═════ MATERIAL FOR THE TASK ═════

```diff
-          sa0[kk][i] = *reinterpret_cast<const f32x4 *>(src);
-          sa1[kk][i] = *reinterpret_cast<const f32x4 *>(src + 4);
-        }
-      } else if (s_core[i] && (ch - n_main) * KC + kk < CC2) {
-        const int c2 = (ch - n_main) * KC + kk;
-        const float *src = (p.in2_b && c2 >= p.cc_a) ? p.in2_b + s_offb[i] + (c2 - p.cc_a) * 16 : p.in2 + s_off2[i] + c2 * 16;
+    for (int kk = 0; kk < KC; ++kk) {
+      const float *base;
+      int stride;
+      strip_source(ch, kk, base, stride);
+#pragma unroll
+      for (int i = 0; i < AP; ++i) {
+        const float *src = base + s_hh8 + s_m[i] * stride;
         sa0[kk][i] = *reinterpret_cast<const f32x4 *>(src);
         sa1[kk][i] = *reinterpret_cast<const f32x4 *>(src + 4);
       }
     }
   };
-  auto write_strip = [&]() __attribute__((always_inline)) {
-#pragma unroll
-    for (int kk = 0; kk < KC; ++kk)
-#pragma unroll
-    for (int i = 0; i < AP; ++i)
-      if (s_in[i]) {
-        bf16x8 p1, p2, p3;
-        split8(sa0[kk][i], sa1[kk][i], p1, p2, p3);
-        __bf16 *A = As + kk * 3 * PLANE_A;
-        *reinterpret_cast<bf16x8 *>(A + s_lds[i]) = p1;
-        *reinterpret_cast<bf16x8 *>(A + PLANE_A + s_lds[i]) = p2;
-        *reinterpret_cast<bf16x8 *>(A + 2 * PLANE_A + s_lds[i]) = p3;
-      }
+  auto write_strip = [&](int ch) __attribute__((always_inline)) {
+    const bool main = ch < n_main;
+#pragma unroll
+    for (int kk = 0; kk < KC; ++kk) {
+      const float *base;
+      int stride;
+      const bool live = strip_source(ch, kk, base, stride);
+#pragma unroll
+      for (int i = 0; i < AP; ++i)
+        if (s_in[i]) {
+          const unsigned keep = live && pick(main, s_ok[i], s_core[i]) ? ~0u : 0u;
+          const f32x4 v0 = __builtin_bit_cast(f32x4, __builtin_bit_cast(u32x4, sa0[kk][i]) & keep);
+          const f32x4 v1 = __builtin_bit_cast(f32x4, __builtin_bit_cast(u32x4, sa1[kk][i]) & keep);
+          bf16x8 p1, p2, p3;
+          split8(v0, v1, p1, p2, p3);
+          __bf16 *A = As + kk * 3 * PLANE_A;
+          *reinterpret_cast<bf16x8 *>(A + s_lds[i]) = p1;
+          *reinterpret_cast<bf16x8 *>(A + PLANE_A + s_lds[i]) = p2;
+          *reinterpret_cast<bf16x8 *>(A + 2 * PLANE_A + s_lds[i]) = p3;
+        }
+    }
   };
   const size_t tap_stride = (size_t)p.ccw * 3 * w_plane, group_stride = (size_t)KC * 3 * w_plane;
   const __bf16 *wrun = wbase + (size_t)cc0 * 3 * w_plane;
@@ -176,12 +186,31 @@
   load_strip(0);
   if (DB) load_bd(ADV_NONE); else load_b(ADV_NONE);
   if (tid < 48 * KC) *reinterpret_cast<u32x4 *>(As + (tid >> 4) * PLANE_A + RZ * 16 + (tid & 15) * 8) = u32x4{0u, 0u, 0u, 0u};
-  write_strip();
+  write_strip(0);
   if (!DB) write_b(0);
   __syncthreads();
 
   int step = 0;
   bool stage_next_strip = true;
+  auto a_elem = [&](auto TT, int mi) __attribute__((always_inline)) {
+    constexpr int tt = decltype(TT)::value;
+    int wv = p.W;
+    asm volatile("" : "+s"(wv));
+    const int shift = (tt / 3 - 1) * wv + (tt % 3 - 1);
+    int row0 = a_row[mi];
+    asm volatile("" : "+v"(row0));
+    const int srow = row0 + shift;
+    const int lrow = ((a_mask[mi] >> tt) & 1u) ? srow : RZ + (srow & 7);
+    return lrow * 16 + ((half ^ ((srow >> 3) & 1)) << 3);
+  };
+  auto read_a = [&](bf16x8 (&fa)[3], int kk, int a_e) __attribute__((always_inline)) {
+    const __bf16 *A = As + kk * 3 * PLANE_A;
+#pragma unroll
+    for (int pl = 0; pl < 3; ++pl) fa[pl] = *reinterpret_cast<const bf16x8 *>(A + pl * PLANE_A + a_e);
+  };
+  constexpr bool PRE_A = false;
+  constexpr bool B_MID = WK == 1 && KC == 2;
+  bf16x8 fa_pre[3];
   auto do_step = [&](auto TT, int ch, bool first_tap, bool last_tap, bool next_chunk, int adv) __attribute__((always_inline)) {
     constexpr int tt = decltype(TT)::value;
     const bool more = !last_tap || next_chunk;
@@ -197,23 +226,18 @@
       if (more) load_bd(adv);
     } else if (more) load_b(adv);
     {
-      int wv = p.W;
-      asm volatile("" : "+s"(wv));
-      const int shift = (tt / 3 - 1) * wv + (tt % 3 - 1);
       int a_e[MI];
 #pragma unroll
-      for (int mi = 0; mi < MI; ++mi) {
-        int row0 = a_row[mi];
-        asm volatile("" : "+v"(row0));
-        const int srow = row0 + shift;
-        const int lrow = ((a_mask[mi] >> tt) & 1u) ? srow : RZ + (srow & 7);
-        a_e[mi] = lrow * 16 + ((half ^ ((srow >> 3) & 1)) << 3);
+      for (int mi = 0; mi < MI; ++mi) a_e[mi] = a_elem(TT, mi);
+      if (DB && first_tap) {
+        read_a(fa_pre, wk * KW, a_e[0]);
+        __builtin_amdgcn_sched_group_barrier(0x100, 3, 0);
       }
 #pragma unroll
       for (int kw = 0; kw < KW; ++kw) {
         const int kk = wk * KW + kw;
-        const __bf16 *A = As + kk * 3 * PLANE_A;
         const __bf16 *B = Bs + ((step & 1) * KC + kk) * STAGE_B;
+        if (B_MID && !first_tap && kw == 1 && more) write_b((step + 1) & 1);
         bf16x8 fb[NI][3];
 #pragma unroll
         for (int ni = 0; ni < NI; ++ni)
@@ -223,19 +247,34 @@
 #pragma unroll
         for (int mi = 0; mi < MI; ++mi) {
           bf16x8 fa[3];
-#pragma unroll
-          for (int pl = 0; pl < 3; ++pl)
-            fa[pl] = *reinterpret_cast<const bf16x8 *>(A + pl * PLANE_A + a_e[mi]);
+          if (DB) {
+#pragma unroll
+            for (int pl = 0; pl < 3; ++pl) fa[pl] = fa_pre[pl];
+            constexpr int TN = tt < 8 ? tt + 1 : tt;
+            const int nb = kw * MI + mi + 1;
+            if (nb < KW * MI) read_a(fa_pre, wk * KW + nb / MI, a_e[nb % MI]);
+            else if (!last_tap) read_a(fa_pre, wk * KW, a_elem(std::integral_constant<int, TN>{}, 0));
+          } else if (PRE_A && kw == 0 && mi == 0 && !first_tap) {
+#pragma unroll
+            for (int pl = 0; pl < 3; ++pl) fa[pl] = fa_pre[pl];
+          } else {
+            read_a(fa, kk, a_e[mi]);
+          }
 #pragma unroll
           for (int ni = 0; ni < NI; ++ni) mfma_bf16x6(acc[mi][ni], fa, fb[ni]);
+          if (DB) {
+            if (kw * MI + mi + 1 < KW * MI || !last_tap) __builtin_amdgcn_sched_group_barrier(0x100, 3, 0);
+            __builtin_amdgcn_sched_group_barrier(0x008, NI * 6, 0);
+          }
         }
       }
     }
-    if (!DB && more) write_b((step + 1) & 1);
+    if (PRE_A && !last_tap) read_a(fa_pre, 0, a_elem(std::integral_constant<int, (tt < 8 ? tt + 1 : tt)>{}, 0));
+    if (!DB && (!B_MID || first_tap) && more) write_b((step + 1) & 1);
     const bool restage = last_tap && next_chunk && stage_next_strip;
     if (restage) {
       __syncthreads();
-      write_strip();
+      write_strip(ch + 1);
     }
     if (!DB || restage) __syncthreads();
     ++step;
@@ -356,7 +395,7 @@
       } else {
         load_strip(n_main);
         if (tid < 48 * KC) *reinterpret_cast<u32x4 *>(As + (tid >> 4) * PLANE_A + RZ * 16 + (tid & 15) * 8) = u32x4{0u, 0u, 0u, 0u};
-        write_strip();
+        write_strip(n_main);
       }
       if (!DB) write_b(step & 1);
       __syncthreads();
```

═════

## WHAT IS BEING ASKED
The answer must consist of every line from the entries that holds the string "float".

## OUTPUT
-        const float *src = (p.in2_b && c2 >= p.cc_a) ? p.in2_b + s_offb[i] + (c2 - p.cc_a) * 16 : p.in2 + s_off2[i] + c2 * 16;
+      const float *base;
+        const float *src = base + s_hh8 + s_m[i] * stride;
+      const float *base;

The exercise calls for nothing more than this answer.